** Opening Extracted entries block **

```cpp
__global__ void neus_merge(NeusChunk c, int L, float* __restrict__ dv2, float* __restrict__ sv2,
                           int* __restrict__ idv2) {
  const int64_t R = c.R;
  const int n = c.n_up;
  const int64_t t = (int64_t)blockIdx.x * blockDim.x + threadIdx.x;
  if (t >= (int64_t)(L + n) * R) return;
  const int64_t e = t / R, r = t - e * R;
  if (e < L) {
    const int64_t q = e * R + r;
    const float d = c.dv[q], kd = merge_key(d);
    int cnt = 0;
    for (int k = 0; k < n; ++k) cnt += merge_key(c.dnew[k * R + r]) < kd ? 1 : 0;
    const int64_t qo = (e + cnt) * R + r;
    dv2[qo] = d;
// ... 76 lines not shown
  float* snrm = srad + 3 * S;
  float* sdm = snrm + 3 * S;
  for (int i = l; i < Sl; i += NL) {
    const float cdf = sigmoidf_ref(fmul(c.sdf_f[i * R + r], s_inv));
    scdf[i] = cdf;
    if (o.cdf) o.cdf[ro * S + i] = cdf;
  }
  __syncthreads();
  for (int i = l; i < Sl - 1; i += NL) {
    const float cp = scdf[i], cn = scdf[i + 1];
    const float alpha = fmaxf(fdiv(fsub(cp, cn), fadd(cp, 1e-10f)), 0.0f);
    sal[i] = alpha;
    if (o.alpha) o.alpha[ro * (S - 1) + i] = alpha;
    const int64_t q = i * R + r;
    sdm[i] = c.dmid[q];
#pragma unroll
    for (int e = 0; e < 3; ++e) srad[i * 3 + e] = c.rad_m[q * 3 + e];
    if (calc_normal) {
      float x = c.nab_f[q * 3 + 0], y = c.nab_f[q * 3 + 1], z = c.nab_f[q * 3 + 2];
      normalize3(x, y, z);
      snrm[i * 3 + 0] = x;
      snrm[i * 3 + 1] = y;
      snrm[i * 3 + 2] = z;
    }
  }
  __syncthreads();
  double rgb0 = 0.0, rgb1 = 0.0, rgb2 = 0.0, n0 = 0.0, n1 = 0.0, n2 = 0.0;
  float accf = 0.0f;
  if (l == 0 && live) {
    double T = 1.0, acc = 0.0;
    for (int i = 0; i < S - 1; ++i) {
      const float alpha = sal[i];
      const float w = fmul(alpha, (float)T);
      T *= (double)fadd(fsub(1.0f, alpha), 1e-10f);
// ... 324 lines not shown

__global__ void neus_tile_list(NeusChunk c, int64_t n_tiles) {
  const int64_t t = (int64_t)blockIdx.x * blockDim.x + threadIdx.x;
  const bool need = t < n_tiles && c.tflag[t] != 0;
  const int64_t j = block_append(need, c.tcnt);
  if (need) c.tiles[j] = (int)t;
}

__global__ void neus_mid_scatter(const int* __restrict__ slot, const float* __restrict__ radc, int64_t n,
                                 float* __restrict__ rad_m) {
  const int64_t q = (int64_t)blockIdx.x * blockDim.x + threadIdx.x;
  if (q >= n) return;
  const int j = slot[q];
#pragma unroll
  for (int e = 0; e < 3; ++e) rad_m[q * 3 + e] = j < 0 ? 0.0f : radc[(int64_t)j * 3 + e];
}

__global__ void neus_outside_scatter(const int* __restrict__ slot, const float* __restrict__ sigc,
                                     const float* __restrict__ radc, int64_t n, float* __restrict__ sig_o,
                                     float* __restrict__ rad_o) {
  const int64_t q = (int64_t)blockIdx.x * blockDim.x + threadIdx.x;
  if (q >= n) return;
  const int j = slot[q];
  if (j < 0) return;
  sig_o[q] = sigc[j];
  rad_o[q * 3 + 0] = radc[(int64_t)j * 3 + 0];
  rad_o[q * 3 + 1] = radc[(int64_t)j * 3 + 1];
  rad_o[q * 3 + 2] = radc[(int64_t)j * 3 + 2];
}

// ... 339 lines not shown
```

neurecon_amd/frameworks/neus.py:

```python
import copy
import ctypes
import math
from collections import OrderedDict

import numpy as np
import torch
import torch.nn as nn
import torch.nn.functional as F

from .. import _lib as L
from ..base import ImplicitSurface, NeRF, RadianceNet, _no_training, check_view_dirs, wants_graph
from .. import rend_util


class NeuS(nn.Module):

    def __init__(self, variance_init=0.05, speed_factor=1.0, input_ch=3, W_geo_feat=-1, use_outside_nerf=False,
                 obj_bounding_radius=1.0, surface_cfg=dict(), radiance_cfg=dict()):
        super().__init__()
        self.ln_s = nn.Parameter(data=torch.Tensor([-np.log(variance_init) / speed_factor]), requires_grad=True)
        self.speed_factor = speed_factor
        self.implicit_surface = ImplicitSurface(W_geo_feat=W_geo_feat, input_ch=input_ch,
                                                obj_bounding_size=obj_bounding_radius, **surface_cfg)
        if W_geo_feat < 0:
# ... 41 lines not shown
            outs.append(rend_util.to_device(rend_util.uniform([*pre, nc, N_outside]).float(), dev))
    u = None
    if ups:
        u = torch.cat(ups, rd)
        u = (u.reshape(B * N, N_importance) if direct else u.reshape(n_iters, B * N, n_up)).contiguous()
    t_out = torch.cat(outs, len(pre)).reshape(B * N, N_outside).contiguous() if outs else None
    return u, t_out


def volume_render(rays_o, rays_d, model, obj_bounding_radius=1.0, batched=False, batched_info={},
                  calc_normal=False, use_view_dirs=True, rayschunk=65536, netchunk=1048576, white_bkgd=False,
                  near_bypass=None, far_bypass=None, detailed_output=True, show_progress=False, perturb=False,
                  fixed_s_recp=1 / 64., N_samples=64, N_importance=64, N_outside=0,
                  upsample_algo='official_solution', N_nograd_samples=2048, N_upsample_iters=4,
                  skip_zero_alpha=True, defer_sample_nablas=True, max_workspace_gb=None, fold_feature=True,
                  **dummy_kwargs):
    L.require_gpu(rays_o, 'rays_o')
    if wants_graph(model):
        return _train_render(rays_o, rays_d, model, obj_bounding_radius=obj_bounding_radius, batched=batched,
                             calc_normal=calc_normal, use_view_dirs=use_view_dirs, rayschunk=rayschunk,
                             white_bkgd=white_bkgd, near_bypass=near_bypass, far_bypass=far_bypass,
                             detailed_output=detailed_output, perturb=perturb, fixed_s_recp=fixed_s_recp,
                             N_samples=N_samples, N_importance=N_importance, N_outside=N_outside,
                             upsample_algo=upsample_algo, N_nograd_samples=N_nograd_samples,
                             N_upsample_iters=N_upsample_iters)
    if upsample_algo not in L.UPSAMPLE:
        raise NotImplementedError(upsample_algo)
    direct = upsample_algo != 'official_solution'
    check_view_dirs(model, use_view_dirs)
    dev = rays_o.device
    if batched:
# ... 28 lines not shown
                   radiance=torch.empty(n, M, 3, device=dev), alpha=torch.empty(n, M, device=dev),
                   cdf=torch.empty(n, S, device=dev), visibility_weights=torch.empty(n, M, device=dev),
                   d_final=torch.empty(n, M, device=dev))
        if N_outside > 0:
            det['sigma_out'] = torch.empty(n, M, device=dev)
            det['radiance_out'] = torch.empty(n, M, 3, device=dev)
    a = L.NrNeusArgs()
    a.rays_o, a.rays_d, a.n_rays = L.ptr(ro), L.ptr(rd), n
    a.sdf, a.sdf_packed = ctypes.pointer(sdf_desc), L.ptr(sdf_packed)
    a.rad, a.rad_packed = ctypes.pointer(rad_desc), L.ptr(rad_packed)
    fold_packed = model.radiance_net.nr_fold_packed(model.implicit_surface, dev) if fold_feature else None
    a.fold_packed = L.ptr(fold_packed)
    a.s, a.s_dev = 0.0, L.ptr(s_dev)
    a.no_mid_skip = 0 if skip_zero_alpha else 1
    a.no_defer = 0 if defer_sample_nablas else 1
    a.max_chunk_rays = int(rayschunk) if rayschunk else 0
    a.max_workspace_bytes = L.workspace_budget_bytes(max_workspace_gb)
    a.obj_bounding_radius = float(obj_bounding_radius)
    a.near_bypass = float('nan') if near_bypass is None else float(near_bypass)
    a.far_bypass = float('nan') if far_bypass is None else float(far_bypass)
    a.N_samples, a.N_importance, a.N_upsample_iters = N_samples, N_importance, N_upsample_iters
    a.calc_normal, a.white_bkgd = int(bool(calc_normal)), int(bool(white_bkgd))
    a.t_coarse, a.u_fine = L.ptr(t_coarse), L.ptr(u_fine)
    a.upsample_algo = L.UPSAMPLE[upsample_algo]
    a.fixed_s = 1. / fixed_s_recp
    if upsample_algo == 'direct_more':
        t_nograd = _linspace_table(N_nograd_samples, dev)
        a.N_nograd_samples, a.t_nograd = N_nograd_samples, L.ptr(t_nograd)
    a.rgb, a.depth, a.acc, a.normals = L.ptr(rgb), L.ptr(depth), L.ptr(acc), L.ptr(normals)
    a.d_final = L.ptr(det.get('d_final'))
# ... 30 lines not shown
        ret['implicit_nablas'] = det['implicit_nablas'].reshape(*prefix, S, 3)
        ret['implicit_surface'] = det['implicit_surface'].reshape(*prefix, S)
        ret['radiance'] = det['radiance'].reshape(*prefix, M, 3)
        ret['alpha'] = det['alpha'].reshape(*prefix, M)
        ret['cdf'] = det['cdf'].reshape(*prefix, S)
        ret['visibility_weights'] = det['visibility_weights'].reshape(*prefix, M)
        ret['d_final'] = det['d_final'].reshape(*prefix, M)
        if N_outside > 0:
            ret['sigma_out'] = det['sigma_out'].reshape(*prefix, M)
            ret['radiance_out'] = det['radiance_out'].reshape(*prefix, M, 3)
    return ret['rgb'], ret['depth_volume'], ret
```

** Closing Extracted entries block **

■ What you should do:
Each line of the listing that includes the word "fsub" counts once; give the total as a single number.

■ Answer for the task:
2